*Problem description:*
All of the data that follows needs to be printed again, exactly as it reads.

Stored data
○ ○ ○

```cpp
inline bool jmc_geometry(int64_t l, int esz, int jmc_max_b, int local, int np_force, int* nc_out, int* np_out, int* b_out) {
  if (l < 2 || l > 288) return false;
  const int nc = (int)((l + 2 * k::kJmcLanes - 1) / (2 * k::kJmcLanes));
  auto width = [&](int np_) {
    int bb = (int)((l + 2 * np_ - 1) / (2 * np_));
    return local ? (bb + 3) / 4 * 4 : bb + (bb & 1);
  };
  int np = np_force;
  if (np <= 0) {
    np = 2;
    while (np < 128 && (width(np) > jmc_max_b || k::jmc_lds_bytes(nc, width(np), esz, k::kJmcLanes) > k::kLdsMaxBytes)) ++np;
  }
  const int b = width(np);
  if (np < 1 || b < 2 || b > 32 || k::jmc_lds_bytes(nc, b, esz, k::kJmcLanes) > k::kLdsMaxBytes) return false;
  *nc_out = nc;
  *np_out = np;
  *b_out = b;
  return true;
}

enum class CoreSvd {
  kRing,
  kMultiWg,
  kBlock,
  kHost,
};
struct CoreSvdKnobs {
  const char* mode = nullptr;
  bool host_svd = false;
  int jmc_min_l = 96;
  int jmc_max_b = 24;
  int jmc_local = 1;
  int jmc_np = 0;
  int jmc_sweeps_f32 = 10, jmc_sweeps_f64 = 13;
  bool jmc_force_v = false;
  bool strict = false;
  int block_sweeps = 12, ring_sweeps = 40;
  int block_inner = 1;
};
struct CoreSvdState {
  int sweeps_hint = 0;
  int extra_sweeps = 0;
  bool force_v = false;
};

struct CoreSvdPlan {
  CoreSvd family = CoreSvd::kHost;
  int ring_e = 0;
  double tol = 0;
  double tol_early = 0;
  double floor2 = 0;
  struct MultiWg {
    int nc, np, b;
    int local;
    int rp;
    int nblocks, ncols_pad;
    unsigned step_threads;
    size_t step_lds;
    size_t ws_bytes;
    size_t fin_lds;
    unsigned other_grid;
    int force_v;
    int nsw;
    int group, max_sweeps;
  } mc = {};
  struct Block {
    int nb;
    int cols_pad, rows_pad;
    size_t ws_bytes;
    size_t round_lds;
    int max_sweeps, inner;
    size_t fin_lds;
  } blk = {};
  struct Ring {
    unsigned block;
    size_t lds;
    int max_sw;
    size_t rot_bytes, rank_bytes;
    unsigned replay_grid;
  } ring = {};
};

inline CoreSvdPlan core_svd_plan(int esz, int64_t l, int64_t k, const CoreSvdKnobs& kn, const CoreSvdState& st, bool optimistic) {
  auto is = [&](const char* m) { return kn.mode && std::strcmp(kn.mode, m) == 0; };
  CoreSvdPlan p;
  CoreSvdPlan::MultiWg& g = p.mc;
  const int e = k::jacobi_ring_e(l, esz);
  if ((!kn.mode || is("mc")) && !kn.host_svd && (is("mc") || l >= kn.jmc_min_l) &&
      jmc_geometry(l, esz, kn.jmc_max_b, kn.jmc_local, kn.jmc_np, &g.nc, &g.np, &g.b))
    p.family = CoreSvd::kMultiWg;
  else if (kn.host_svd || is("host") || l > 1024)
    return p;
  else if (!is("block") && l >= 2 && l <= 144 && k::jacobi_ring_w_lds_bytes((int)l, 8 * e, (size_t)esz) <= k::kLdsMaxBytes)
    p.family = CoreSvd::kRing;
  else
    p.family = CoreSvd::kBlock;

  const double eps = esz == 4 ? (double)std::numeric_limits<float>::epsilon() : std::numeric_limits<double>::epsilon();
  p.tol = std::sqrt((double)l) * eps;
  p.tol_early = kn.strict && p.family != CoreSvd::kBlock ? p.tol : std::sqrt(eps);
  p.floor2 = (double)l * eps * eps;
  switch (p.family) {
    case CoreSvd::kMultiWg: {
      g.local = kn.jmc_local;
      g.rp = k::jmc_pitch(g.nc, esz, k::kJmcLanes);
      g.nblocks = 2 * g.np;
      g.ncols_pad = g.nblocks * g.b;
      g.step_threads = (unsigned)((g.b * k::kJmcLanes + 63) / 64 * 64);
      g.step_lds = k::jmc_lds_bytes(g.nc, g.b, esz, k::kJmcLanes);
      g.ws_bytes = (size_t)g.rp * g.ncols_pad * esz;
      g.fin_lds = k::jacobi_finish_lds_bytes((int)l, (size_t)esz);
      g.other_grid = ((unsigned)(l * k) * 16 + 255) / 256;
      g.force_v = (!optimistic || st.force_v || kn.jmc_force_v) ? 1 : 0;
      const int nsw_default = std::max(1, esz == 4 ? kn.jmc_sweeps_f32 : kn.jmc_sweeps_f64);
      g.nsw = std::min(k::kJmcMaxSweeps, (st.sweeps_hint > 0 ? std::min(nsw_default, st.sweeps_hint + 2) : nsw_default) + st.extra_sweeps);
      g.group = 8;
      g.max_sweeps = k::kJmcMaxSweeps;
      break;
    }
    case CoreSvd::kBlock: {
      CoreSvdPlan::Block& b = p.blk;
      b.nb = (int)(2 * ((l + 15) / 16));
      b.cols_pad = b.nb * 8;
      b.rows_pad = (int)((l + 15) / 16 * 16);
      b.ws_bytes = (size_t)b.rows_pad * b.cols_pad * esz;
      b.round_lds = k::jacobi_block_round_lds_bytes(b.rows_pad, (size_t)esz);
      b.max_sweeps = kn.block_sweeps;
      b.inner = kn.block_inner;
      b.fin_lds = k::jacobi_finish_lds_bytes((int)l, (size_t)esz);
      break;
    }
    case CoreSvd::kRing: {
      CoreSvdPlan::Ring& r = p.ring;
      const int np = (int)((l + 1) / 2), n2 = 2 * np;
      p.ring_e = e;
      r.block = (unsigned)(np * 8);
      r.lds = k::jacobi_ring_w_lds_bytes((int)l, 8 * e, (size_t)esz);
      r.max_sw = kn.ring_sweeps;
      r.rot_bytes = (size_t)r.max_sw * n2 * k::kRingProcPad * (2 * (size_t)esz);
      r.rank_bytes = sizeof(int) * (size_t)n2;
      r.replay_grid = (unsigned)((l + 256 / k::kReplayLanes - 1) / (256 / k::kReplayLanes));
      break;
    }
    case CoreSvd::kHost: break;
  }
  return p;
}
inline CoreSvdPlan core_svd_plan(int esz, int64_t l, const CoreSvdKnobs& kn) { return core_svd_plan(esz, l, l, kn, CoreSvdState{}, true); }

}
```

### corrla_rs_amd/csrc/core_svd_stage.hpp

```cpp
#pragma once
#include "core_svd_plan.hpp"
#include "hip_backend.hpp"

namespace corrla {

template <class T>
struct CoreSvdCall {
  const Skinny<T>& c;
  int64_t l, k;
  Skinny<T>&m1, &m2;
  T* s_dev;
  void* conv_status;
};

namespace core_svd_stage {

template <class T>
using RingEs = std::integer_sequence<int, 8, 12, 16, sizeof(T) == 4 ? 20 : 18>;
constexpr int kMaxNc = 9;

template <class T>
inline void set_lds_limits() {
  for_each_of(RingEs<T>{}, [](auto e) { lds_limit((const void*)k::jacobi_ring_w_kernel<T, decltype(e)::value, 8>, k::kLdsMaxBytes); });
  lds_limit((const void*)k::jacobi_block_round_kernel<T>, k::kLdsMaxBytes);
  for_each_nt<kMaxNc>([](auto nc) { lds_limit((const void*)k::jmc_step_kernel<T, decltype(nc)::value, k::kJmcLanes>, k::kLdsMaxBytes); });
}
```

○ ○ ○

*Problem solution:*
```cpp
inline bool jmc_geometry(int64_t l, int esz, int jmc_max_b, int local, int np_force, int* nc_out, int* np_out, int* b_out) {
  if (l < 2 || l > 288) return false;
  const int nc = (int)((l + 2 * k::kJmcLanes - 1) / (2 * k::kJmcLanes));
  auto width = [&](int np_) {
    int bb = (int)((l + 2 * np_ - 1) / (2 * np_));
    return local ? (bb + 3) / 4 * 4 : bb + (bb & 1);
  };
  int np = np_force;
  if (np <= 0) {
    np = 2;
    while (np < 128 && (width(np) > jmc_max_b || k::jmc_lds_bytes(nc, width(np), esz, k::kJmcLanes) > k::kLdsMaxBytes)) ++np;
  }
  const int b = width(np);
  if (np < 1 || b < 2 || b > 32 || k::jmc_lds_bytes(nc, b, esz, k::kJmcLanes) > k::kLdsMaxBytes) return false;
  *nc_out = nc;
  *np_out = np;
  *b_out = b;
  return true;
}

enum class CoreSvd {
  kRing,
  kMultiWg,
  kBlock,
  kHost,
};
struct CoreSvdKnobs {
  const char* mode = nullptr;
  bool host_svd = false;
  int jmc_min_l = 96;
  int jmc_max_b = 24;
  int jmc_local = 1;
  int jmc_np = 0;
  int jmc_sweeps_f32 = 10, jmc_sweeps_f64 = 13;
  bool jmc_force_v = false;
  bool strict = false;
  int block_sweeps = 12, ring_sweeps = 40;
  int block_inner = 1;
};
struct CoreSvdState {
  int sweeps_hint = 0;
  int extra_sweeps = 0;
  bool force_v = false;
};

struct CoreSvdPlan {
  CoreSvd family = CoreSvd::kHost;
  int ring_e = 0;
  double tol = 0;
  double tol_early = 0;
  double floor2 = 0;
  struct MultiWg {
    int nc, np, b;
    int local;
    int rp;
    int nblocks, ncols_pad;
    unsigned step_threads;
    size_t step_lds;
    size_t ws_bytes;
    size_t fin_lds;
    unsigned other_grid;
    int force_v;
    int nsw;
    int group, max_sweeps;
  } mc = {};
  struct Block {
    int nb;
    int cols_pad, rows_pad;
    size_t ws_bytes;
    size_t round_lds;
    int max_sweeps, inner;
    size_t fin_lds;
  } blk = {};
  struct Ring {
    unsigned block;
    size_t lds;
    int max_sw;
    size_t rot_bytes, rank_bytes;
    unsigned replay_grid;
  } ring = {};
};

inline CoreSvdPlan core_svd_plan(int esz, int64_t l, int64_t k, const CoreSvdKnobs& kn, const CoreSvdState& st, bool optimistic) {
  auto is = [&](const char* m) { return kn.mode && std::strcmp(kn.mode, m) == 0; };
  CoreSvdPlan p;
  CoreSvdPlan::MultiWg& g = p.mc;
  const int e = k::jacobi_ring_e(l, esz);
  if ((!kn.mode || is("mc")) && !kn.host_svd && (is("mc") || l >= kn.jmc_min_l) &&
      jmc_geometry(l, esz, kn.jmc_max_b, kn.jmc_local, kn.jmc_np, &g.nc, &g.np, &g.b))
    p.family = CoreSvd::kMultiWg;
  else if (kn.host_svd || is("host") || l > 1024)
    return p;
  else if (!is("block") && l >= 2 && l <= 144 && k::jacobi_ring_w_lds_bytes((int)l, 8 * e, (size_t)esz) <= k::kLdsMaxBytes)
    p.family = CoreSvd::kRing;
  else
    p.family = CoreSvd::kBlock;

  const double eps = esz == 4 ? (double)std::numeric_limits<float>::epsilon() : std::numeric_limits<double>::epsilon();
  p.tol = std::sqrt((double)l) * eps;
  p.tol_early = kn.strict && p.family != CoreSvd::kBlock ? p.tol : std::sqrt(eps);
  p.floor2 = (double)l * eps * eps;
  switch (p.family) {
    case CoreSvd::kMultiWg: {
      g.local = kn.jmc_local;
      g.rp = k::jmc_pitch(g.nc, esz, k::kJmcLanes);
      g.nblocks = 2 * g.np;
      g.ncols_pad = g.nblocks * g.b;
      g.step_threads = (unsigned)((g.b * k::kJmcLanes + 63) / 64 * 64);
      g.step_lds = k::jmc_lds_bytes(g.nc, g.b, esz, k::kJmcLanes);
      g.ws_bytes = (size_t)g.rp * g.ncols_pad * esz;
      g.fin_lds = k::jacobi_finish_lds_bytes((int)l, (size_t)esz);
      g.other_grid = ((unsigned)(l * k) * 16 + 255) / 256;
      g.force_v = (!optimistic || st.force_v || kn.jmc_force_v) ? 1 : 0;
      const int nsw_default = std::max(1, esz == 4 ? kn.jmc_sweeps_f32 : kn.jmc_sweeps_f64);
      g.nsw = std::min(k::kJmcMaxSweeps, (st.sweeps_hint > 0 ? std::min(nsw_default, st.sweeps_hint + 2) : nsw_default) + st.extra_sweeps);
      g.group = 8;
      g.max_sweeps = k::kJmcMaxSweeps;
      break;
    }
    case CoreSvd::kBlock: {
      CoreSvdPlan::Block& b = p.blk;
      b.nb = (int)(2 * ((l + 15) / 16));
      b.cols_pad = b.nb * 8;
      b.rows_pad = (int)((l + 15) / 16 * 16);
      b.ws_bytes = (size_t)b.rows_pad * b.cols_pad * esz;
      b.round_lds = k::jacobi_block_round_lds_bytes(b.rows_pad, (size_t)esz);
      b.max_sweeps = kn.block_sweeps;
      b.inner = kn.block_inner;
      b.fin_lds = k::jacobi_finish_lds_bytes((int)l, (size_t)esz);
      break;
    }
    case CoreSvd::kRing: {
      CoreSvdPlan::Ring& r = p.ring;
      const int np = (int)((l + 1) / 2), n2 = 2 * np;
      p.ring_e = e;
      r.block = (unsigned)(np * 8);
      r.lds = k::jacobi_ring_w_lds_bytes((int)l, 8 * e, (size_t)esz);
      r.max_sw = kn.ring_sweeps;
      r.rot_bytes = (size_t)r.max_sw * n2 * k::kRingProcPad * (2 * (size_t)esz);
      r.rank_bytes = sizeof(int) * (size_t)n2;
      r.replay_grid = (unsigned)((l + 256 / k::kReplayLanes - 1) / (256 / k::kReplayLanes));
      break;
    }
    case CoreSvd::kHost: break;
  }
  return p;
}
inline CoreSvdPlan core_svd_plan(int esz, int64_t l, const CoreSvdKnobs& kn) { return core_svd_plan(esz, l, l, kn, CoreSvdState{}, true); }

}
```

### corrla_rs_amd/csrc/core_svd_stage.hpp

```cpp
#pragma once
#include "core_svd_plan.hpp"
#include "hip_backend.hpp"

namespace corrla {

template <class T>
struct CoreSvdCall {
  const Skinny<T>& c;
  int64_t l, k;
  Skinny<T>&m1, &m2;
  T* s_dev;
  void* conv_status;
};

namespace core_svd_stage {

template <class T>
using RingEs = std::integer_sequence<int, 8, 12, 16, sizeof(T) == 4 ? 20 : 18>;
constexpr int kMaxNc = 9;

template <class T>
inline void set_lds_limits() {
  for_each_of(RingEs<T>{}, [](auto e) { lds_limit((const void*)k::jacobi_ring_w_kernel<T, decltype(e)::value, 8>, k::kLdsMaxBytes); });
  lds_limit((const void*)k::jacobi_block_round_kernel<T>, k::kLdsMaxBytes);
  for_each_nt<kMaxNc>([](auto nc) { lds_limit((const void*)k::jmc_step_kernel<T, decltype(nc)::value, k::kJmcLanes>, k::kLdsMaxBytes); });
}
```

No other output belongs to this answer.